A simple and efficient implementation of the Mapper Algorithm from Topological Data Analysis (TDA)

Project description

tda-mapper

test codecov docs

In recent years, an ever growing interest in Topological Data Analysis (TDA) emerged in the field of data science. The core idea of TDA is to gain insights from data by using topological methods that are proved to be reliable with respect to noise, and that behave nicely with respect to dimension. This Python package provides an implementation of the Mapper Algorithm, a well-known tool from TDA.

The Mapper Algorithm takes any dataset $X$ and returns a shape-summary in the form a graph $G$, called Mapper Graph. It's possible to prove, under reasonable conditions, that $X$ and $G$ share the same number of connected components.

For an in-depth description of Mapper please read the original paper.

Usage

In this file you can find a worked out example that shows how to use this package. We perform some analysis on the the well known dataset of hand written digits, consisting of less than 2000 8x8 pictures represented as arrays of 64 elements.

import numpy as np

from sklearn.datasets import load_digits
from sklearn.cluster import AgglomerativeClustering
from sklearn.decomposition import PCA

from tdamapper.core import MapperAlgorithm
from tdamapper.cover import CubicalCover
from tdamapper.clustering import PermissiveClustering
from tdamapper.plot import MapperPlot

# We load a labelled dataset
X, y = load_digits(return_X_y=True)             
# We compute the lens values
lens = PCA(2).fit_transform(X)                  

mapper_algo = MapperAlgorithm(
    cover=CubicalCover(
        n_intervals=10,
        overlap_frac=0.65),
    # We prevent clustering failures
    clustering=PermissiveClustering(            
        clustering=AgglomerativeClustering(10),
        verbose=False),
    n_jobs=1)
mapper_graph = mapper_algo.fit_transform(X, lens)

mapper_plot = MapperPlot(X, mapper_graph,
    # We color according to digit values
    colors=y,                                   
    # Jet colormap, used for classes
    cmap='jet',                                 
    # We aggregate on graph nodes according to mean
    agg=np.nanmean,                             
    dim=2,
    iterations=400)
fig_mean = mapper_plot.plot(title='digit (mean)', width=600, height=600)
fig_mean.show(config={'scrollZoom': True})     

Mapper Graph of the digits dataset, colored according to mean value

It's also possible to obtain a new plot colored according to different values, while keeping the same computed geometry.
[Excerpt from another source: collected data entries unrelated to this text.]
void zero_imu(fmskf_ctx *h);
void zero_motors(fmskf_ctx *h);
void ensure_imu(fmskf_ctx *h);
void ensure_motors(fmskf_ctx *h);
void rs_prev_materialize(fmskf_ctx *h);
TickIn resolve_inputs(fmskf_ctx *h, const fmskf_tick_inputs *in, bool need_upd, bool need_pred,
                      uint32_t n_ticks, uint64_t stride,
                      const std::vector<std::pair<const void **, size_t>> *extra = nullptr);
void run_tick(fmskf_ctx *h, const fmskf_tick_inputs *in, bool upd, bool pred, uint32_t n_ticks,
              uint64_t stride);
inline int kf6_tick_launch(fmskf_ctx *h, const TickIn &t, bool libm, bool upd, bool pred) {
  if (h->gate_on && upd) return launch_kf6_gate(h->s, t, h->kf6, h->gate, libm, pred, h->stream);
  return launch_kf6(h->s, t, h->kf6, libm, upd, pred, h->stream);
}
void zero_gate(fmskf_ctx *h);
inline int ekf9_tick_launch(fmskf_ctx *h, const TickIn &t, bool libm, bool upd, bool pred) {
  if (h->rowgate_on && upd) return launch_ekf9_rowgate(h->s, t, h->ekf9, h->rowgate, libm, pred, h->stream);
  return launch_ekf9(h->s, t, h->ekf9, libm, upd, pred, h->stream);
}
void zero_rowgate(fmskf_ctx *h);
void copy_out(fmskf_ctx *h, void *dst, const void *src, size_t bytes, uint32_t mem);
void copy_planes_out(fmskf_ctx *h, void *dst, const void *src, size_t row, size_t dev_pitch,
                     size_t planes, uint32_t mem);
void copy_planes_in(fmskf_ctx *h, void *dst, const void *src, size_t row, size_t dev_pitch,
                    size_t planes, uint32_t mem);
void finish_out(fmskf_ctx *h, uint32_t mem);
void *host_result(fmskf_ctx *h, size_t bytes);
void copy_out_sync(fmskf_ctx *h, void *dst, const void *src, size_t bytes, uint32_t mem);
void check_list_model(const fmskf_ctx *h, const char *what);
struct EntryOut {
  float *value = nullptr;
  uint8_t *status = nullptr;
  EntryOut(fmskf_ctx *h, float *value, uint8_t *status, uint64_t count, uint32_t mem);
  void deliver();

 private:
  fmskf_ctx *h;
  float *user_value;
  uint8_t *user_status;
  size_t count;
  uint32_t mem;
  char *res = nullptr;
};
double *ens_fold_dst(const fmskf_ctx *h, const fmskf_ctx::EnsSlot &S);
void ens_fold_queued(fmskf_ctx *h, fmskf_ctx::EnsSlot &S);
fmskf_ctx::EnsSlot *ens_carry_attach(fmskf_ctx *h, TickIn &t);
void ens_carry_launched(fmskf_ctx *h, fmskf_ctx::EnsSlot *C, const TickIn &t);
bool ens_carry_plain();
void ens_flush(fmskf_ctx *h);
void ensure_shift(fmskf_ctx *h);
bool fused_record(const fmskf_ctx *h);
SmoothHist smooth_hist(fmskf_ctx *h, uint32_t n_ticks);
void ensure_ctrl(fmskf_ctx *h);
void zero_ctrl(fmskf_ctx *h);
void ctrl_materialize(fmskf_ctx *h);


inline void check_window_model(const fmskf_ctx *h, const char *what) {
  const std::string w(what);
  if (h->cfg.model != FMSKF_MODEL_KF6) fail(FMSKF_ENOTSUP, w + " for KF6");
  if (h->cfg.flags & FMSKF_CFG_COMP_POS) fail(FMSKF_ENOTSUP, w + " for KF6 without FMSKF_CFG_COMP_POS");
  if (h->gate_on) fail(FMSKF_ENOTSUP, w + " for a KF6 handle without a gate (fmskf_set_gate)");
}

inline uint64_t bytes_mul(uint64_t a, uint64_t b, const char *what) {
  uint64_t r;
  if (!bytes_fit(a, b, &r)) fail(FMSKF_ENOMEM, std::string(what) + " too large");
  return r;
}

template <class F>
void window_call(fmskf_ctx *h, const char *name, const char *what, uint32_t mem, uint64_t pitch, bool misaligned,
                 const fmskf_tick_inputs *in, uint32_t n_ticks, uint64_t tick_stride, F &&body) {
  const std::string w(what), captured = std::string(name) + " cannot be captured";
  if (mem != FMSKF_MEM_HOST && mem != FMSKF_MEM_DEVICE) fail(FMSKF_EINVAL, "bad mem flag");
  if (pitch && pitch < h->s.n) fail(FMSKF_EINVAL, w + " output pitch < N");
  if (n_ticks == 0) fail(FMSKF_EINVAL, "n_ticks == 0");
  if (mem == FMSKF_MEM_DEVICE && misaligned) fail(FMSKF_EINVAL, "misaligned " + w + " device output");
  if (h->capturing) fail(FMSKF_EINVAL, captured);
  DeviceGuard g(h->cfg.device);
  hipStreamCaptureStatus cs = hipStreamCaptureStatusNone;
  if (h->stream && hipStreamIsCapturing(h->stream, &cs) == hipSuccess && cs != hipStreamCaptureStatusNone)
    fail(FMSKF_EINVAL, captured);
  TickIn t = resolve_inputs(h, in, true, true, n_ticks, tick_stride);
  body(t);
}

inline double *ensure_partial(fmskf_ctx *h, double **slot, size_t K, const char *what) {
  if (!*slot) {
    const size_t blocks = (size_t)((h->s.n + kBlock - 1) / kBlock);
    const hipError_t e = hipMalloc((void **)slot, K * blocks * sizeof(double));
    if (e != hipSuccess) {
      *slot = nullptr;
      (void)hipGetLastError();
      fail(FMSKF_ENOMEM, std::string(what) + " scratch hipMalloc: " + hipGetErrorString(e));
    }
  }
  return *slot;
}

inline char *stage_pieces(fmskf_ctx *h, Piece *pc, int count, const char *what) {
  uint64_t bytes;
  if (!plan_pieces(pc, count, &bytes)) fail(FMSKF_ENOMEM, std::string(what) + " output staging too large");
  return (char *)h->out_for(bytes);
}
template <class T>
T *piece_at(char *stg, const Piece &p) {
  return p.user ? (T *)(stg + p.off) : nullptr;
}
inline void pieces_in(fmskf_ctx *h, const Piece *pc, int count, const char *what) {
  const std::string msg = std::string(what) + " outputs H2D";
  for (int k = 0; k < count; k++)
    if (pc[k].user)
      hip_check(hipMemcpy2DAsync((char *)h->oscratch + pc[k].off, pc[k].step_bytes(), pc[k].user, pc[k].step_bytes(),
                                 pc[k].row_bytes(), pc[k].rows, hipMemcpyHostToDevice, h->stream), msg.c_str());
}
inline void pieces_out(fmskf_ctx *h, const Piece *pc, int count, const char *what) {
  const std::string msg = std::string(what) + " outputs D2H";
  for (int k = 0; k < count; k++)
    if (pc[k].user)
      hip_check(hipMemcpy2DAsync(pc[k].user, pc[k].step_bytes(), (char *)h->oscratch + pc[k].off, pc[k].step_bytes(),
                                 pc[k].row_bytes(), pc[k].rows, hipMemcpyDeviceToHost, h->stream), msg.c_str());
  finish_out(h, FMSKF_MEM_HOST);
}
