Result: faster. 3878, median of 6 (+3.5%).

```diff
diff --git a/slide_slam_amd/csrc/solver_kernels.hip b/slide_slam_amd/csrc/solver_kernels.hip
--- a/slide_slam_amd/csrc/solver_kernels.hip
+++ b/slide_slam_amd/csrc/solver_kernels.hip
@@ -1104,14 +1104,7 @@
   if (o < 0) return;
   const int D = lm_dim(G.lm_type[l]);
   const int a = lane / D, k = lane - a * D;
-  if (lane < 6 * D) {
-    for (int q = G.lm_ptr[l]; q < G.lm_ptr[l + 1]; ++q) {
-      const int f = G.lm_fids[q];
-      const double e = G.ebuf[G.lf_eoff[f] + a * D + k];
-      double* dst = G.S + (size_t)(6 * G.lf_pose[f] + a) * G.ld + (size_t)G.T * NB + o + k;
-      *dst += e;
-    }
-  }
+  const int p0 = G.lm_ptr[l], p1 = G.lm_ptr[l + 1];
   const double* acc = G.lm_Hacc + 54 * (size_t)l;
   if (lane < D * (D + 1) / 2) {
     int r = 0;
@@ -1120,6 +1113,41 @@
     G.bord0[(size_t)(o + c) * G.ldb + o + r] = acc[lane];
   }
   if (lane < D) G.bord0[(size_t)(o + lane) * G.ldb + (size_t)G.nbr * NB] = -acc[45 + lane];
+  const bool live = lane < 6 * D;
+  double* const col0 = G.S + (size_t)a * G.ld + (size_t)G.T * NB + o + k;
+  for (int base = p0; base < p1; base += 64) {
+    const int nq = min(64, p1 - base);
+    int pose = -1, eoff = 0;
+    if (lane < nq) {
+      const int f = G.lm_fids[base + lane];
+      pose = G.lf_pose[f];
+      eoff = G.lf_eoff[f];
+    }
+    bool again = base > p0;
+    for (int j = 0; j < nq; ++j) {
+      const int pj = __shfl(pose, j);
+      again = again || (j < lane && pj == pose);
+    }
+    const unsigned long long again_mask = __ballot(again);
+    for (int j0 = 0; j0 < nq; j0 += 8) {
+      double e[8];
+      int pj[8];
+#pragma unroll
+      for (int u = 0; u < 8; ++u) {
+        const int ej = __shfl(eoff, j0 + u);
+        pj[u] = __shfl(pose, j0 + u);
+        e[u] = 0.0;
+        if (live && j0 + u < nq) e[u] = G.ebuf[ej + lane];
+      }
+#pragma unroll
+      for (int u = 0; u < 8; ++u) {
+        if (!live || j0 + u >= nq) continue;
+        double* dst = col0 + (size_t)6 * pj[u] * G.ld;
+        if ((again_mask >> (j0 + u)) & 1ull) *dst += e[u];
+        else *dst = 0.0 + e[u];
+      }
+    }
+  }
 }
 __global__ __launch_bounds__(256) void k_sep_extract_b(const GraphDev* __restrict__ Gs, int max_sep) {
   const GraphDev G = Gs[blockIdx.z];
@@ -1133,33 +1161,55 @@
   const int q = s_q;
   if (q < 0) return;
   (void)max_sep;
-  const int tid = threadIdx.x, oq = G.pose_sep[q], NT = G.T * NB;
+  const int tid = threadIdx.x, oq = 6 * (int)blockIdx.x, NT = G.T * NB;
   const size_t ld = G.ld, ldb = G.ldb;
   const size_t brow = (size_t)G.T * NB;
   const int nb_rows = G.nbr * NB;
+  const int part = blockIdx.y;
+  if (part >= 2) {
+    const int n4 = nb_rows / 4, e = (part - 2) * 256 + tid;
+    if (e >= 6 * n4) return;
+    const int a = e / n4, b0 = 4 * (e - a * n4);
+    double* src = G.S + (size_t)(6 * q + a) * ld + brow + b0;
+    double* dst = G.bord0 + (size_t)(oq + a) * ldb + b0;
+    const double2 v01 = *reinterpret_cast<const double2*>(src), v23 = *reinterpret_cast<const double2*>(src + 2);
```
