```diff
+    const uint32_t mcap = 8192u / batch < 16u ? 16u : (8192u / batch > 512u ? 512u : 8192u / batch);
+    VKSIFT_MULTI(mv, batch, mr.gy[i] > mcap ? mcap : mr.gy[i], 1u)
+    VKSIFT_LAUNCH2(k_cand_move, dim3(mv.start[mv.n]), mv, rec_cap);
+  }
+#undef VKSIFT_LAUNCH2
 #undef VKSIFT_MULTI
   return (int)hipGetLastError();
 }
```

For example, if we want to visualize how much dispersion we have on each cluster, we could plot colors according to the standard deviation

# We reuse the graph plot with the same positions
fig_std = mapper_plot.with_colors(              
    colors=y,
    # Viridis colormap, used for ranges
    cmap='viridis',                             
    # We aggregate on graph nodes according to std
    agg=np.nanstd,                              
).plot(title='digit (std)', width=600, height=600)
fig_std.show(config={'scrollZoom': True})      
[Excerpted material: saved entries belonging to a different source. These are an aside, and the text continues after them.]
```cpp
ZKV_HD Fp fp_zero() { Fp r; for (int i = 0; i < 8; i++) r.v[i] = 0; return r; }
ZKV_HD Fp fp_one() { Fp r = ZKV_FP_ONE; return r; }
ZKV_HD bool fp_is_zero(const Fp& a) {
    const uint32_t P[8] = ZKV_FP_P_LIMBS;
    uint32_t o = 0, q = 0;
    for (int i = 0; i < 8; i++) { o |= a.v[i]; q |= a.v[i] ^ P[i]; }
    return o == 0 || q == 0;
// ... 448 lines not shown
        if ((xo[i] >> 29) || (xp[i] >> 29) || (U[i] >> 29) || (V[i] >> 30)) zkv_col_shadow_bad++;
}
#define ZKV_DOT3_OPERANDS(a, b, c, d) zkv_dot3_operands(a, b, c, d)
#else
#define ZKV_DOT3_OPERANDS(a, b, c, d) ((void)0)
#endif
#if defined(ZKV_SHADOW_COLS) && !defined(__HIP_DEVICE_COMPILE__)
inline void zkv_limbs_below(const uint32_t (&a)[9], int bits) {
    for (int i = 0; i < 9; i++)
        if (a[i] >> bits) zkv_col_shadow_bad++;
}
#define ZKV_LIMBS_BELOW(a, bits) zkv_limbs_below(a, bits)
#else
#define ZKV_LIMBS_BELOW(a, bits) ((void)0)
#endif
ZKV_HD void f2_sum_open(uint64_t (&col)[18]) {
#pragma unroll
    for (int k = 0; k < 18; k++) col[k] = 0;
}
ZKV_HD void f2_sum_cross(uint64_t (&col)[18], const uint32_t (&ao)[9], const uint32_t (&ap)[9], const uint32_t (&bU)[9], const uint32_t (&bV)[9]) {
#if defined(ZKV_COUNT_FP_MUL)
    zkv_fp_mul_counter += 2;
#endif
    ZKV_DOT3_OPERANDS(ao, ap, bU, bV);
    fp_mac81(col, ao, bU); fp_mac81(col, ap, bV);
}
ZKV_HD void f2_sum_cross_dbl(uint64_t (&col)[18], const uint32_t (&ao2)[9], const uint32_t (&ap2)[9], const uint32_t (&bU)[9], const uint32_t (&bV)[9]) {
#if defined(ZKV_COUNT_FP_MUL)
    zkv_fp_mul_counter += 2;
#endif
    ZKV_LIMBS_BELOW(ao2, 30); ZKV_LIMBS_BELOW(ap2, 30); ZKV_LIMBS_BELOW(bU, 29); ZKV_LIMBS_BELOW(bV, 30);
    fp_mac81(col, ao2, bU); fp_mac81(col, ap2, bV);
}
ZKV_HD void f2_sum_sqr(uint64_t (&col)[18], const uint32_t (&M)[9], const uint32_t (&N)[9]) {
#if defined(ZKV_COUNT_FP_MUL)
    zkv_fp_mul_counter += 1;
#endif
    ZKV_LIMBS_BELOW(M, 30); ZKV_LIMBS_BELOW(N, 29);
    fp_mac81(col, M, N);
}
ZKV_HD Fp f2_sum_close(uint64_t (&col)[18]) {
    Fp r = fp_reduce_cols(col);
#if defined(__HIP_DEVICE_COMPILE__)
#pragma unroll
    for (int k = 0; k < 8; k++) asm volatile("" : "+v"(r.v[k]));
    __builtin_amdgcn_sched_barrier(0);
#endif
    return r;
}
ZKV_HD void fp_cols_carry32_dbl(uint64_t (&col)[18]) {
    uint32_t sixteen = 16u, two = 2u;
#if defined(__HIP_DEVICE_COMPILE__)
    asm volatile("" : "+s"(sixteen));
    asm volatile("" : "+s"(two));
#endif
#pragma unroll
    for (int k = 17; k >= 1; k--) {
        const uint32_t hi = (uint32_t)(col[k - 1] >> 32);
        const uint64_t keep = k == 17 ? col[17] + col[17] : (uint64_t)(uint32_t)col[k] * two;
        ZKV_COUNT_MADS_ISSUED(2);
        col[k] = col_add(keep, (uint64_t)hi * sixteen);
#if defined(__HIP_DEVICE_COMPILE__)
        asm volatile("" : "+v"(col[k]));
#endif
    }
    col[0] = (uint64_t)(uint32_t)col[0] * two;
}
ZKV_HD void f2_limbs_x_dbl(const Fp& v, uint32_t (&own2)[9], uint32_t (&par2)[9]) {
    uint32_t x[9];
    fp_unpack29(v, x);
#pragma unroll
    for (int i = 0; i < 9; i++) { own2[i] = x[i] << 1; par2[i] = zkv_partner_u32(own2[i]); }
}
ZKV_HD void f2_limbs_sqr(const uint32_t (&own)[9], const uint32_t (&par)[9], uint32_t (&M)[9], uint32_t (&N)[9]) {
    const uint32_t FAT[9] = ZKV_FP_FAT8P_LIMBS;
    const bool odd = zkv_parity() != 0;
#pragma unroll
    for (int i = 0; i < 9; i++) {
        M[i] = par[i] + (odd ? par[i] : own[i]);
        N[i] = own[i] + (odd ? 0u : FAT[i] - par[i]);
    }
#pragma unroll
    for (int k = 0; k < 8; k++) { N[k + 1] += N[k] >> 29; N[k] &= 0x1fffffffu; }
}
ZKV_HD void f2_dot3_first(uint64_t (&col)[18], const uint32_t (&ao)[9], const uint32_t (&ap)[9], const uint32_t (&bU)[9], const uint32_t (&bV)[9],
                          const uint32_t (&co)[9], const uint32_t (&cp)[9], const uint32_t (&dU)[9], const uint32_t (&dV)[9]) {
    f2_sum_open(col);
    f2_sum_cross(col, ao, ap, bU, bV); f2_sum_cross(col, co, cp, dU, dV);
    fp_cols_carry32(col);
}
ZKV_HD Fp f2_dot3_last(uint64_t (&col)[18], const uint32_t (&eo)[9], const uint32_t (&ep)[9], const uint32_t (&fU)[9], const uint32_t (&fV)[9]) {
    f2_sum_cross(col, eo, ep, fU, fV);
    return f2_sum_close(col);
}
ZKV_HD Fp f2_mul_limbs(const uint32_t (&ao)[9], const uint32_t (&ap)[9], const uint32_t (&bU)[9], const uint32_t (&bV)[9]) {
#if defined(ZKV_COUNT_FP_MUL)
    zkv_fp_mul_counter += 2;
#endif
    uint64_t col[18];
#pragma unroll
    for (int k = 0; k < 18; k++) col[k] = 0;
    fp_mac81(col, ao, bU); fp_mac81(col, ap, bV);
    return fp_reduce_cols(col);
}
struct L9 { uint32_t l[9]; };
ZKV_HD L9 l9_from_fp(const Fp& a) { L9 r; fp_unpack29(a, r.l); return r; }
ZKV_HD Fp l9_to_fp(const L9& a) { return fp_pack29(a.l); }
ZKV_HD L9 l9_partner(const L9& a) {
    L9 r;
#pragma unroll
    for (int i = 0; i < 9; i++) r.l[i] = zkv_partner_u32(a.l[i]);
    return r;
}
ZKV_HD L9 l9_mul_core(const L9& a, const L9& b) {
#if defined(ZKV_COUNT_FP_MUL)
    zkv_fp_mul_counter += 2;
#endif
    const uint32_t FAT[9] = ZKV_FP_FAT8P_LIMBS;
    uint32_t xo[9], U[9], V[9];
    uint64_t col[18];
#pragma unroll
    for (int k = 0; k < 18; k++) col[k] = 0;
#pragma unroll
    for (int i = 0; i < 9; i++) U[i] = zkv_pair_even_u32(b.l[i]);
    fp_mac81(col, a.l, U);
#pragma unroll
    for (int i = 0; i < 9; i++) { xo[i] = zkv_partner_u32(a.l[i]); V[i] = zkv_pair_odd_u32(b.l[i]); }
    if (zkv_parity() == 0) {
#pragma unroll
        for (int i = 0; i < 9; i++) V[i] = FAT[i] - V[i];
    }
    fp_mac81(col, xo, V);
    L9 r; fp_reduce_cols_limbs(col, r.l);
    return r;
}
#if defined(__HIP_DEVICE_COMPILE__) && defined(ZKV_FP_MUL_NOINLINE)
#define ZKV_L9P(p) uint32_t p##0, uint32_t p##1, uint32_t p##2, uint32_t p##3, uint32_t p##4, uint32_t p##5, uint32_t p##6, uint32_t p##7, uint32_t p##8
#define ZKV_L9A(f) f.l[0], f.l[1], f.l[2], f.l[3], f.l[4], f.l[5], f.l[6], f.l[7], f.l[8]
#define ZKV_L9MK(f, p) L9 f; f.l[0] = p##0; f.l[1] = p##1; f.l[2] = p##2; f.l[3] = p##3; f.l[4] = p##4; f.l[5] = p##5; f.l[6] = p##6; f.l[7] = p##7; f.l[8] = p##8
__device__ __noinline__ inline L9 l9_mul_ni(ZKV_L9P(pa), ZKV_L9P(pb)) {
    ZKV_L9MK(a, pa); ZKV_L9MK(b, pb);
    return l9_mul_core(a, b);
}
ZKV_HD L9 l9_mul(const L9& a, const L9& b) { return l9_mul_ni(ZKV_L9A(a), ZKV_L9A(b)); }
#else
ZKV_HD L9 l9_mul(const L9& a, const L9& b) { return l9_mul_core(a, b); }
#endif
struct LTerm { const uint32_t* x; int32_t k; };
#define ZKV_L9_G 256
template <int N> ZKV_HD L9 l9_lincomb(const LTerm (&t)[N], const int c) {
    const uint32_t P29[9] = ZKV_FP_P29_LIMBS;
    const int32_t D = (int32_t)P29[8] + 1;
    const uint32_t M = (uint32_t)(((1ull << 53) + (uint64_t)D - 1) / (uint64_t)D);
    int32_t top = 0;
#pragma unroll
    for (int j = 0; j < N; j++) top += t[j].k * (int32_t)t[j].x[8];
    const uint32_t tt = (uint32_t)(top + c * D - c - ZKV_L9_G);
    const int32_t nq = c - (int32_t)(uint32_t)(((uint64_t)tt * M) >> 53);
    L9 y; int64_t carry = 0;
#pragma unroll
    for (int i = 0; i < 9; i++) {
        int64_t s = carry;
#pragma unroll
        for (int j = 0; j < N; j++) s += (int64_t)t[j].k * (int64_t)(int32_t)t[j].x[i];
        s += (int64_t)nq * (int64_t)(int32_t)P29[i];
        if (i < 8) { y.l[i] = (uint32_t)s & 0x1fffffffu; carry = s >> 29; }
// ... 104 lines not shown
```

Mapper Graph of the digits dataset, colored according to std

The mapper graph of the digits dataset shows a few interesting patterns. For example, we can make the following observations:

  • Clusters that share the same color are all connected together, and located in the same area of the graph. This behavior is present in those digits which are easy to tell apart from the others, for example digits 0 and 4.

  • Some clusters are not well separated and tend to overlap one on the other. This mixed behavior is present in those digits which can be easily confused one with the other, for example digits 5 and 6.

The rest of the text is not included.